Malta's Foreign Minister George Vella takes part in a joint news conference with his Italian counterpart Paolo Gentiloni (not pictured) at the Foreign Ministry in Valletta, Malta, March 10, 2016. REUTERS/Darrin Zammit Lupi(reuters_tickers)
By Alastair Macdonald
VALLETTA (Reuters) - Libya's U.N.-backed government has not accepted proposals by Rome aimed at cutting migrant flows to Italy and the two sides are "far apart" on the issue, Malta's foreign minister said on Friday.
George Vella, whose government holds the rotating chair of European Union ministerial councils, said he would brief his EU counterparts in Brussels on Monday on a long conversation he held on Thursday on behalf of the Union with the foreign minister of Libya's embattled, U.N.-backed premier, Fayez Seraj.
Asked by reporters about unpublished proposals which Rome has put to Seraj in an effort to curb an expected surge in people taking to boats in Libya in the hope of being rescued and taken to Italy, Vella said the Libyans were considering the ideas. He declined to detail the Italian proposals beyond saying that their aim was to reduce the flow of migrants.
"They are far, far apart," Vella said. "Their positions are totally different ... It's not a question of money ... It's a wide-ranging discussion ... It's a question of what the Libyan government thinks would be acceptable to Libyans."
EU officials say the Union aims to agree a common position on Libya soon to back up Italy's initiatives. Rome has said these include helping secure Libya's southern desert frontier against people-smuggling and other trafficking.
Last week, after Italy's interior minister visited Tripoli, his ministry said he had agreed with Seraj that the two countries would cooperate against people-smugglers and that Rome would promote investment in the oil-rich country.
Italy is reopening an embassy in its former colony and is keen to avert a new surge in migrant arrivals after taking in a record 180,000 people last year, mostly from Libya.
Libyan leader Muammar Gaddafi took funding from Rome in return for holding back African migrants heading north. Since he was overthrown in 2011, numbers have soared and anarchy in Libya has left Europeans struggling for ways to reduce the flow.
Vella noted that the EU is aiming to increase funding to and cooperation with African and Middle Eastern governments to stem migration pressure. He said he saw cooperation with Egypt, also on the transit routes, as an important element in the strategy.
He said he would consider the idea of EU-backed centres to process asylum claims in Egypt or other countries to help reduce numbers making journeys on which thousands died last year alone. "I would be willing to discuss practically anything," he said.

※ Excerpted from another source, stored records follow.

template <int COV, int DIM, bool STORED>
__device__ __forceinline__ void rows16_body(const VecchiaRowsArgs& a) {
  constexpr int ND = DIM > 0 ? DIM : kD3;
  constexpr int CS = STORED ? 2 : ND;
  constexpr int PD = problem_doubles<CS>();
  static_assert(PD % 2 == 0, "16-byte aligned problems");
  extern __shared__ __attribute__((aligned(16))) double smem[];
  const int lane = threadIdx.x;
  const int g = lane >> 4;
  double* Cp = smem + g * PD;
  double* nbx = Cp + kPacked;
  const double var = a.var, phi = a.phi;
  const double cdiag = var * a.diag_mult + a.diag_add;
  const double delta = cdiag - var;
  const bool want_like = a.Y != nullptr;
  [[maybe_unused]] const int d = DIM > 0 ? DIM : a.d;

  double* acc = smem + 4 * PD + g * kVecchiaSums;
  if ((lane & 15) < kVecchiaSums) acc[lane & 15] = 0.;
  const int total = a.r1 - a.r0;
  const ExpCoef ek = ExpCoef::scalar();
  const int nsets = (total + 3) / 4, G = gridDim.x, w = blockIdx.x;
  const int R = (nsets + G - 1) / G, E = nsets - (R - 1) * G;
  int last_set = (R - 1) * G + w;
  if (a.sched == 1) {
    const long lo = (long)w * E / G, hi = (long)(w + 1) * E / G;
    last_set = hi > lo ? (R - 1) * G + (int)lo : nsets;
  }
  auto set_at = [&](int it) { return it + 1 < R ? it * G + w : last_set; };
  v2d rr[STORED ? 15 : 1];
  int pnb0 = 0, pnb1 = 0;
  auto prefetch = [&](int set) {
    if constexpr (STORED) {
      const int h = lane & 15;
      const int i = a.r0 + set * 4 + g;
      const bool active = i < a.r1;
      const int k = active ? min(i, a.m) : 0;
      pnb0 = h < k ? a.nbr[(size_t)(i - a.row_base) * a.m + h] : 0;
      pnb1 = h + 16 < k ? a.nbr[(size_t)(i - a.row_base) * a.m + h + 16] : 0;
      const v2d* rp = reinterpret_cast<const v2d*>(a.R) + (size_t)((active ? i : a.r0) - a.row_base) * kDistRecs + h;
#pragma unroll
      for (int q = 0; q < 15; ++q) rr[q] = rp[q * 16];
    }
  };
  if (set_at(0) < nsets) prefetch(set_at(0));
  for (int it = 0; it < R; ++it) {
    const int set = set_at(it);
    if (set >= nsets) break;
    const int base = set * 4;
    int h = lane & 15;
    asm volatile("" : "+v"(h));
    const int v1 = h + 16;
    const int i = a.r0 + base + g;
    const bool active = i < a.r1;
    const int k = active ? min(i, a.m) : 0;
    const bool rv0 = h < k, rv1 = v1 < k;
    const int irow = active ? i : a.r0;

    int nb0, nb1;
    double xi[ND], x0[ND], x1[ND];
    if constexpr (STORED) {
      nb0 = pnb0;
      nb1 = pnb1;
    } else {
      nb0 = rv0 ? a.nbr[(size_t)(i - a.row_base) * a.m + h] : 0;
      nb1 = rv1 ? a.nbr[(size_t)(i - a.row_base) * a.m + v1] : 0;
      load_points<ND>(a, d, irow, h, rv0, rv1, nb0, nb1, xi, x0, x1);
    }
    const double yi = want_like ? a.Y[irow] : 0.;
    double y0s = (want_like && rv0) ? a.Y[nb0] : 0.;
    double y1s = (want_like && rv1) ? a.Y[nb1] : 0.;
    if constexpr (!STORED) pad_points<ND>(h, rv0, rv1, xi, x0, x1);
    cfence();
    if constexpr (!STORED) put_points<ND>(nbx, h, x0, x1);
    Cp[tri(h) + h] = rv0 ? cdiag : 1.;
    Cp[tri(v1) + v1] = rv1 ? cdiag : 1.;
    lds_sync();

    double w0[15], w1[15];
    {
      const int b0 = tri(h) + h, b1 = tri(v1) + v1;
#pragma unroll
      for (int dl = 1; dl <= 15; ++dl) {
        double cv, dcv;
        if constexpr (STORED) cov_dcov_r<COV>(rr[dl - 1].x, var, phi, cv, dcv, ek);
        else cov_dcov_sq<COV>(sq_dist<ND>(x0, nbx + (h + dl) * CS), var, phi, cv, dcv, ek);
        Cp[b0 + h * dl + dl * (dl + 1) / 2] = cv;
        w0[dl - 1] = dcv;
      }
#pragma unroll
      for (int dl = 1; dl <= 15; ++dl) {
        double cv, dcv;
        if constexpr (STORED) cov_dcov_r<COV>(rr[dl - 1].y, var, phi, cv, dcv, ek);
        else cov_dcov_sq<COV>(sq_dist<ND>(x1, nbx + (v1 + dl) * CS), var, phi, cv, dcv, ek);
        const int pos = (v1 + dl <= kMK) ? b1 + v1 * dl + dl * (dl + 1) / 2 : b1 + dl - 31;
        Cp[pos] = cv;
        w1[dl - 1] = dcv;
      }
    }
    lds_sync();
    Cp[tri(kMK + 1) + h] = y0s;
    if (v1 < kMK) Cp[tri(kMK + 1) + v1] = y1s;
    else if (v1 == kMK) Cp[tri(kMK + 1) + kMK] = 0.;
    lds_sync();

    double r0[kK], r1[kK];
    {
      const unsigned lo0 = lds_addr(Cp + tri(h)), up0 = lds_addr(Cp + h);
      const unsigned lo1 = lds_addr(Cp + tri(v1)), up1 = lds_addr(Cp + v1);
      r0[0] = Cp[tri(h)];
#pragma unroll
      for (int c = 16; c < kK; ++c) r0[c] = Cp[tri(c) + h];
#pragma unroll
      for (int c = 0; c <= 16; ++c) r1[c] = Cp[tri(v1) + c];
      sfor<1, 16>([&](auto C) {
        constexpr int c = decltype(C)::value;
        double &p0 = r0[c], &p1 = r1[c + 16];
        lds_read_split2<c>(p0, p1, up0, up1, lo0, lo1);
      });
      sfor<0, 3>([&](auto Q) {
        constexpr int q = 1 + 5 * decltype(Q)::value;
        double &a0 = r0[q], &a1 = r0[q + 1], &a2 = r0[q + 2], &a3 = r0[q + 3], &a4 = r0[q + 4];
        double &b0 = r1[q + 16], &b1 = r1[q + 17], &b2 = r1[q + 18], &b3 = r1[q + 19], &b4 = r1[q + 20];
        if constexpr (q == 1)
          asm volatile("s_waitcnt lgkmcnt(0)" : "+v"(a0), "+v"(a1), "+v"(a2), "+v"(a3), "+v"(a4), "+v"(b0), "+v"(b1), "+v"(b2), "+v"(b3), "+v"(b4));
        else
          asm volatile("" : "+v"(a0), "+v"(a1), "+v"(a2), "+v"(a3), "+v"(a4), "+v"(b0), "+v"(b1), "+v"(b2), "+v"(b3), "+v"(b4));
      });
    }
    double c0, c1, dc0, dc1;
    cfence();
    {
      v2d* st = reinterpret_cast<v2d*>(__builtin_assume_aligned(nbx, 16)) + 2 * h;
      st[0] = v2d{r0[kMK], rv1 ? r1[kMK] : 0.};
      st[1] = v2d{y0s, y1s};
    }
#pragma unroll
    for (int dl = 1; dl <= 15; ++dl) {
      Cp[(dl - 1) * kK + h] = w0[dl - 1];
      Cp[(dl - 1) * kK + v1] = w1[dl - 1];
    }

    double dg0 = 1., dg1 = 1.;
    auto pivot = [&](auto J, double& m0, double& m1) {
      constexpr int j = decltype(J)::value;
      constexpr int jl = j & 15;
      const double piv = bcast16<jl>(j >= 16 ? r1[j] : r0[j]);
      const double rinv = recip(piv);
      const bool own = h == jl;
      const double f1 = r1[j] * rinv;
      if constexpr (j >= 16) {
        m0 = 0.;
        m1 = -(own ? 0. : f1);
        dg1 = own ? piv : dg1;
      } else {
        const double f0 = r0[j] * rinv;
        m0 = -(own ? 0. : f0);
        m1 = -f1;
        dg0 = own ? piv : dg0;
      }
    };
    sfor<0, kMK>([&](auto J) {
      constexpr int j = decltype(J)::value;
      constexpr bool jhi = j >= 16;
      double nf0, nf1;
      pivot(J, nf0, nf1);
      constexpr int cA = jhi ? 0 : 16;
      sfor<j + 1, kK>([&](auto C) {
        constexpr int c = decltype(C)::value;
        constexpr bool first = c == j + 1;
        const double& src = c >= 16 ? r1[j] : r0[j];
        if constexpr (c < cA) fmac_bcast16<c & 15, first>(r0[c], src, nf0);
        fmac_bcast16<c & 15, first && !(c < cA)>(r1[c], src, nf1);
      });
      sfor<j + 1, kK>([&](auto C) {
        constexpr int c = decltype(C)::value;
        double &p0 = r0[c], &p1 = r1[c];
        if constexpr (c < cA) asm volatile("" : "+v"(p0), "+v"(p1));
        else asm volatile("" : "+v"(p1));
      });
      if constexpr (!jhi) r0[j] = nf0;
    });
    {
      const double i1 = recip(dg1);
      const double na = rv1 ? -(r1[kMK] * i1) : 0., nw = rv1 ? -(r1[kMK + 1] * i1) : 0.;
      sfor<16, kMK>([&](auto C) {
        constexpr int c = decltype(C)::value;
        fmac_bcast16<c & 15, c == 16>(r0[kMK], na, r0[c]);
        fmac_bcast16<c & 15, c == 16>(r0[kMK + 1], nw, r0[c]);
      });
      sfor<0, 16>([&](auto J) {
        constexpr int j = decltype(J)::value;
        fmac_bcast16<j, true>(r0[kMK], r0[kMK], r0[j]);
        fmac_bcast16<j>(r0[kMK + 1], r0[kMK + 1], r0[j]);
      });
    }
    if constexpr (STORED) {
      cfence();
      const int nxt = it + 1 < R ? set_at(it + 1) : nsets;
      prefetch(nxt < nsets ? nxt : set);
    }
    {
      lds_sync();
      const v2d* st = reinterpret_cast<const v2d*>(__builtin_assume_aligned(nbx, 16)) + 2 * h;
      const v2d s0 = st[0], s1 = st[1];
      c0 = s0.x;
      c1 = s0.y;
      y0s = s1.x;
      y1s = s1.y;
      dc0 = Cp[h <= 14 ? h * kK + kMK : 14 * kK + 15];
      dc1 = h <= 13 ? Cp[(13 - h) * kK + v1] : 0.;
    }
    const double i0 = recip(dg0), i1 = recip(dg1);
    const double a0 = rv0 ? r0[kMK] * i0 : 0., w0v = rv0 ? r0[kMK + 1] * i0 : 0.;
    const double a1 = rv1 ? r1[kMK] * i1 : 0., w1v = rv1 ? r1[kMK + 1] * i1 : 0.;
    if (active && a.B_out != nullptr) {
      double* Bo = a.B_out + (size_t)(i - a.row_base) * a.m;
      if (h < a.m) Bo[h] = rv0 ? -a0 : 0.;
      if (v1 < a.m) Bo[v1] = rv1 ? -a1 : 0.;
    }

    double tA, tV;
    {
      v2d* av2 = reinterpret_cast<v2d*>(__builtin_assume_aligned(nbx, 16));
      cfence();
      av2[h] = v2d{a0, w0v};
      if (v1 <= kMK) av2[v1] = v2d{a1, w1v};
      av2[h + 31] = v2d{a0, w0v};
      lds_sync();
      double s10 = 0., s20 = 0., s11 = 0., s21 = 0.;
#pragma unroll
      for (int dl = 1; dl <= 15; ++dl) {
        const double wa = Cp[(dl - 1) * kK + h], wb = Cp[(dl - 1) * kK + v1];
        const v2d pa = av2[h + dl], pb = av2[v1 + dl];
        s10 = fma(wa, pa.x, s10);
        s20 = fma(wa, pa.y, s20);
        s11 = fma(wb, pb.x, s11);
        s21 = fma(wb, pb.y, s21);
      }
      tA = 2. * (a0 * s10 + a1 * s11);
      tV = w0v * s10 + a0 * s20 + w1v * s11 + a1 * s21;
    }

    const double ac = sum16(a0 * c0 + a1 * c1);
    const double ay = sum16(a0 * y0s + a1 * y1s);
    const double aa = sum16(a0 * a0 + a1 * a1);
    const double avv = sum16(a0 * w0v + a1 * w1v);
    const double dca = sum16(dc0 * a0 + dc1 * a1);
    const double dcv = sum16(dc0 * w0v + dc1 * w1v);
    const double ta = sum16(tA);
    const double tv = sum16(tV);
    const double D = var + a.d_nugget - ac;
    const double Dinv = 1. / D;
    if (active && h == 0 && a.Dinv_out != nullptr) a.Dinv_out[i - a.row_base] = Dinv;
    if (want_like && active && h == 0) {
      const double By = yi - ay;
      const double u = By * Dinv;
      const double dD_var = var - delta * aa - ac;
      const double uk_var = -delta * avv;
      const double dD_rng = -(2. * dca - ta);
      const double uk_rng = -(dcv - tv);
      acc[0] += log(D);
      acc[1] += By * u;
      acc[2] += uk_var * u - 0.5 * u * u * dD_var;
      acc[3] += uk_rng * u - 0.5 * u * u * dD_rng;
      acc[4] += Dinv * dD_var;
      acc[5] += Dinv * dD_rng;
    }
  }
  if (!want_like) return;
  __syncthreads();
  const double* red = smem + 4 * PD;
  if (lane < kVecchiaSums) {
    const double v = ((red[lane] + red[kVecchiaSums + lane]) + red[2 * kVecchiaSums + lane]) + red[3 * kVecchiaSums + lane];
    a.block_sums[(size_t)blockIdx.x * kVecchiaSums + lane] = v;
  }
}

Echoing comments by Maltese Prime Minister Joseph Muscat on Thursday, Vella, whose tiny island country lies on the sea route from Africa to Italy, said he was concerned about increasing Russian involvement in Libya following its role in Syria's war.
Describing recent contacts by a rebel Libyan commander with Moscow as "cavorting with the Russians", he said: "I'm not comfortable. We all know the Russians' dreams have always been to have bases in the Mediterranean."